Mark tells a few more outlandish and desperate lies, Shepard counters each one with a calm rebuttal, and we hear something so unusual in this film, or any other comedy: room tone. While Mark casts about for an escape hatch, there’s a faint whirring. It could be a lamp, or a kitchen appliance in the other room—it’s something most pleasant entertainments keep us from noticing. But it’s always there, that hum of reality running under everything.
“Why do you keep lying?” Shepard asks, and Bakula lets the professionalism slip long enough for a clench-jawed desperation to escape into the line.
And then more room tone fills this painfully real moment.
This scene seems to have been lifted in from the straightforward version of The Informant—the one with no exclamation point. But preceded as it was by the exclaimed version of the story, this scene hits hard. And Bakula’s performance hits just as hard for being preceded by the work of his funny costars. We were so busy watching them that we didn’t realizing he and Soderbergh were setting us up for a quiet devastation. Magicians always distract you with something flashy while they’re getting ready for the really impressive trick.
1. Patton Oswalt (Ed Herbst)
Patton Oswalt’s first line of dialogue occurs more than halfway through The Informant! In a nauseatingly yellow conference room, Oswalt’s character tells Mark, “I’m with the FBI’s economic crimes unit.”
He pronounces those last three words with such crisp precision. It’s not a showy moment; you completely buy that this jowly man in a very wide tie is a government suit. But rather than just letting the words tumble out before moving on to the point of the scene, Oswalt (sitcom costar on The King of Queens, Pixar star in Ratatouille, and one of the most prominent stand-ups of his generation) makes the most of each one.
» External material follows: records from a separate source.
def mul_trunc3_k2(jobs, slot_ptr: int):
    if len(jobs) != 2:
        return None
    prep = [_mt3_args(*j[:4], out=j[7]) for j in jobs]
    if any(p is None for p in prep) or jobs[0][0].bits != jobs[1][0].bits:
        return None
    bits = jobs[0][0].bits
    if any(p[2] > 8192 * (16 // (16 if bits == 128 else 8)) for p in prep):
        return None
    P2 = ctypes.c_void_p * 2
    ptr = lambda t: t.data.data_ptr()
    vws = [None if p[4] is None else (ctypes.c_int64 * 8)(*p[4]) for p in prep]
    views = (ctypes.c_void_p * 2)(*[None if v is None else ctypes.addressof(v) for v in vws])
    nn = (ctypes.c_uint64 * 12)(*[v & MASK64 for j in jobs for v in j[6]])
    rc = nat.lib().mxh_mul_trunc3_kv2(
        _words(bits), P2(*[ptr(p[0][0]) for p in prep]), P2(*[ptr(p[0][1]) for p in prep]),
        P2(*[ptr(p[0][2]) for p in prep]), P2(*[ptr(p[0][3]) for p in prep]),
        P2(*[ptr(p[1][0]) for p in prep]), P2(*[ptr(p[1][1]) for p in prep]),
        (ctypes.c_int64 * 2)(*[p[2] for p in prep]), (ctypes.c_int64 * 2)(*[p[3] for p in prep]),
        ctypes.c_void_p(slot_ptr), (ctypes.c_uint64 * 2)(*[j[4] & MASK64 for j in jobs]),
        (ctypes.c_int * 2)(*[int(j[5]) for j in jobs]), nn, views,
        nat.stream_of(jobs[0][0].data))
    if rc == -1:
        return None
    nat.check(rc, "mul_trunc3 x2")
    return [p[1] for p in prep]


def zs_trunc3_k(z: RT, slot_ptr: int, nmul: int, m: int, nonces):
    bits = z.bits
    if not z.data.is_cuda or bits not in (64, 128):
        return None
    d = z.data.contiguous()
    shp = z.shape
    n = math.prod(shp) // 3
    if n == 0:
        return None
    o0, o1 = ring4(shp, bits, d.device)
    nn = (ctypes.c_uint64 * 6)(*[v & MASK64 for v in nonces])
    rc = nat.lib().mx_mul_trunc3_kv(
        nat.dev_of(d), _words(bits), nat.ptr(d), None, None, None, nat.ptr(o0.data),
        nat.ptr(o1.data), n, n, ctypes.c_void_p(slot_ptr), nmul & MASK64, int(m), nn, None,
        nat.stream_of(d))
    if rc == 1:
        return None
    nat.check(rc, "zs_trunc3")
    return o0, o1


def zs_trunc3_open(z: RT, slot_ptr: int, nmul: int, m: int, nonces, frac: int):
    bits = z.bits
    if bits not in (64, 128):
        return None
    pv = _party_view(z)
    n = math.prod(z.shape) // 3
    if pv is None or pv[1] != n or pv[0] < n:
        d, xs = z.data.contiguous(), n
    else:
        d, xs = z.data, pv[0]
    if n == 0:
        return None
    out = torch.empty(z.shape[1:], dtype=torch.float64, device=d.device)
    nn = (ctypes.c_uint64 * 6)(*[v & MASK64 for v in nonces])
    nat.check(nat.lib().mx_mul_trunc3_open(
        nat.dev_of(d), _words(bits), nat.ptr(d), xs, nat.ptr(out), n, ctypes.c_void_p(slot_ptr),
        nmul & MASK64, int(m), nn, int(frac), nat.stream_of(d)), "zs_trunc3_open")
    return out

He puts a slight pause between “economic” and “crimes,” raising his eyebrows as he does. His voice rises a little bit on “crimes,” then falls again on “unit,” and he adjusts his head slightly with each word of this slight tongue-twister of a title. Then he introduces his two colleagues, and they start interrogating Mark about his criminal conduct. All things considered, he’s not a particularly significant character, and his introduction is not a particularly significant moment.
And yet it is.
In his 2015 memoir Silver Screen Fiend: Learning About Life from an Addiction to Film (a subtitle that may resonate with anyone who’s made it this far in an essay that analyzes individual syllables of line reads from supporting actors in a nearly decade-old movie), Oswalt writes about his early days as an unknown comic. While he had a comfortable niche in Los Angeles, he writes, “I made it a point to go out on the road—to the less receptive cities, where I still had to win people over.”
A comedian needs that muscle, the ability to walk into a room full of people who might be tired or distracted and make them sit up and focus. You need to take words you’ve said dozens, or hundreds of times, and make them feel simultaneously spontaneous and heightened. You need to make your listeners believe they’re hearing you say something for the first time but say it with such polish and flourish that it’s worth paying to hear you say it. That’s a feat, and the mechanics need to be invisible.
And like a gig in an unfamiliar city, Steven Soderbergh invited Patton Oswalt and so many of his peers to step outside their usual roles and genres and into the world of corporate espionage, bringing those mechanics along to elevate the story into something special.
Soderbergh needed to pull a trick so subtle and unique that it’s hard to even classify, a trick that few if any directors had attempted before: Turn a drama into a comedy through nothing but style and tone. As masterful as the above performances are, The Informant! is ultimately a triumph of direction, a vision delivered with such laser-focused clarity that its singularity could be taken for granted.
But Soderbergh couldn’t pull it off alone, of course; he needed the fix to be in. And with these 10 supporting performances, he found them. The competition never stood a chance.